Identity Theft Awareness and Update on IRS Processing of Identity Theft Victim Assistance Cases
Identity theft is a constant threat that can happen to anyone. As the saying goes: an ounce of prevention is worth a pound of cure. With the annual filing season beginning this week, it is a good time to highlight resources available to help mitigate the potential of becoming a tax-related identity theft victim. Generally, the Federal Trade Commission (FTC) is tasked with identity theft prevention, reporting, and recovery. The FTC annually holds Identity Theft Awareness Week, and its 2025 iteration is underway this week. For additional tax-related identity theft information, the Security Summit, a public-private partnership working to protect against identity theft fraud in taxation, recently held its ninth annual National Tax Security Awareness Week.
What Can Taxpayers Do to Protect Themselves from Identity Theft?
Knowledge is power in the fight against identity theft. I encourage taxpayers to fortify their knowledge through free offerings like the FTC’s Identity Theft Awareness Week.
Here are some tips to help taxpayers protect themselves against identity theft.
- Always use secure connections. Only share personal information over encrypted websites with addresses that begin with “https.”

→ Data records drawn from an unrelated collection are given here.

template <int NJ, int EVR>
__device__ inline void eval_row_group(const SegDev &seg, const QueryRegs<NJ> &q, NbBuf &nb, int base, int n, bool cosine, int lane) {
    float4 row[EVR][NJ];
#pragma unroll
    for (int i = 0; i < EVR; i++) {
        if (base + i < n) {
            const float *r = seg.vectors + (size_t)nb.addr[base + i] * seg.dp;
#pragma unroll
            for (int j = 0; j < NJ; j++) row[i][j] = load_row_chunk(r, seg.dp, j, lane);
        } else {
#pragma unroll
            for (int j = 0; j < NJ; j++) row[i][j] = make_float4(0.f, 0.f, 0.f, 0.f);
        }
    }
    constexpr int NV_COS = 2 * EVR <= 2 ? 2 : (2 * EVR <= 4 ? 4 : 8);
    constexpr int NV_DOT = EVR <= 1 ? 1 : (EVR <= 2 ? 2 : 4);
    if (cosine) {
        float v[NV_COS];
#pragma unroll
        for (int i = 0; i < NV_COS; i++) v[i] = 0.f;
#pragma unroll
        for (int i = 0; i < EVR; i++) {
            float ab = 0.f, xx = 0.f;
#pragma unroll
            for (int j = 0; j < NJ; j++) {
                ab = fma4(row[i][j], q.qv[j], ab);
                xx = fma4(row[i][j], row[i][j], xx);
            }
            v[2 * i] = ab;
            v[2 * i + 1] = xx;
        }
        float r = QReduce<NV_COS>::run(v, lane);
        int which = QReduce<NV_COS>::query_of_lane(lane);
        if ((lane & QReduce<NV_COS>::group_mask()) == 0) {
            int i = which >> 1;
            if (i < EVR && base + i < n) {
                if ((which & 1) == 0) nb.ab[base + i] = r;
                else nb.xx[base + i] = r;
            }
        }
    } else {
        float v[NV_DOT];
#pragma unroll
        for (int i = 0; i < NV_DOT; i++) v[i] = 0.f;
#pragma unroll
        for (int i = 0; i < EVR; i++) {
            float ab = 0.f;
#pragma unroll
            for (int j = 0; j < NJ; j++) ab = fma4(row[i][j], q.qv[j], ab);
            v[i] = ab;
        }
        float r = QReduce<NV_DOT>::run(v, lane);
        int which = QReduce<NV_DOT>::query_of_lane(lane);
        if ((lane & QReduce<NV_DOT>::group_mask()) == 0 && which < EVR && base + which < n) nb.ab[base + which] = r;
    }
}

template <int NJ, int EVR>
__device__ inline void eval_neighbours(const SegDev &seg, const QueryRegs<NJ> &q, NbBuf &nb, int n, bool cosine) {
    const int lane = threadIdx.x & 63;
    const int wave = nidx_tid() >> 6;
    const int nwaves = blockDim.x >> 6;
    for (int base = wave * EVR; base < n; base += nwaves * EVR) eval_row_group<NJ, EVR>(seg, q, nb, base, n, cosine, lane);
}

template <int NJ, int EVR>
__device__ inline void eval_neighbours_dynamic(const SegDev &seg, const QueryRegs<NJ> &q, NbBuf &nb, int n, bool cosine, int *next_row) {
    const int lane = threadIdx.x & 63;
    for (;;) {
        int base = 0;
        if (lane == 0) base = atomicAdd(next_row, EVR);
        base = __builtin_amdgcn_readfirstlane(base);
        if (base >= n) break;
        eval_row_group<NJ, EVR>(seg, q, nb, base, n, cosine, lane);
    }
}

#define NIDX_CMD_EVAL 0
#define NIDX_CMD_CLEAR 1
#define NIDX_CMD_EXIT 2
__device__ inline void split_post(SearchShared &sh, int op, int p, int n, int lane) {
    if (lane == 0) {
        sh.ctrl[0] = op | (p << 2) | (n << 3);
        sh.ctrl[3] = 0;
    }
    lds_barrier();
}
__device__ inline void split_close() { lds_barrier(); }
__device__ inline uint32_t load_edge_word(const GraphDev &g, uint32_t node, int layer, int lane, uint32_t &deg) {
    uint32_t w = 0;
    if (layer == 0) {
        w = g.l0[(size_t)node * NIDX_L0_STRIDE + lane];
    } else {
        uint32_t base = g.upper_base[node];
        if (base != 0xffffffffu && lane < NIDX_UP_STRIDE) w = g.upper[((size_t)base + (layer - 1)) * NIDX_UP_STRIDE + lane];
    }
    deg = lane_bcast_u32(w, 0);
    return w;
}

template <int NJ, int EVR>
__device__ inline void split_worker_loop(const SegDev &seg, const QueryRegs<NJ> &q, SearchShared &sh, uint32_t *vis, uint32_t vis_cap, bool cosine) {
    for (;;) {
        lds_barrier();
        const int cmd = __builtin_amdgcn_readfirstlane(sh.ctrl[0]);
        const int op = cmd & 3;
        if (op == NIDX_CMD_EVAL) eval_neighbours_dynamic<NJ, EVR>(seg, q, sh.nb[(cmd >> 2) & 1], cmd >> 3, cosine, &sh.ctrl[3]);
        else if (op == NIDX_CMD_CLEAR) vis_clear(vis, vis_cap);
        lds_barrier();
        if (op == NIDX_CMD_EXIT) return;
    }
}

- Use strong, unique passwords. When available, consider using multi-factor authentication in addition to a strong password.
- Learn to recognize and avoid unsolicited or threatening communications from identity thieves (phishing emails, texts, and social media posts). Do not click on links or downloads from communications that seem suspicious, even if they appear to be from a known sender. Scammers can pose as legitimate organizations such as banks, credit card companies, law enforcement, and even the IRS. If you have doubts, contact the agency or company.
- Protect your personal information and that of any dependents. For example, do not routinely carry around Social Security cards or leave account usernames and passwords visible to others.
- Consider getting an Identity Protection (IP) PIN from the IRS. Taxpayers can get an IP PIN for themselves and their dependents from the IRS to use as a preventative measure against tax-related identity theft whether filing electronically or by paper. More details on IP PINs can be found in my prior blog post, Identity Protection PINs: What to Know.
Please check out our TAS Get Help page on Identity Theft for more information and what to do if you suspect tax-related identity theft.
Update on Identity Theft Victim Assistance Case Processing
Sadly, each year millions of individuals deal with the consequences of identity theft in some form. It is a problem that can negatively affect many important areas of life, including taxes. Tax-related identity theft issues claim hundreds of thousands of victims every year and have appeared as topics in TAS’s Annual Report to Congress at least a dozen times over the last two decades, including as a most serious problem for taxpayers in 2023 and again in 2024. For the full discussion, see Processing and Refund Delays Are Harming Victims of Tax-Related Identity Theft.
Extreme delays in the IRS’s processing of Identity Theft Victim Assistance (IDTVA) cases over the last several years is greatly concerning because victims need resolution and finality as part of the recovery process. For tax-related identity theft victims, processing delays can cause other tax issues, such as erroneous balance due notices on subsequent years if accounts are not adjusted timely. Most importantly, processing delays mean refund delays.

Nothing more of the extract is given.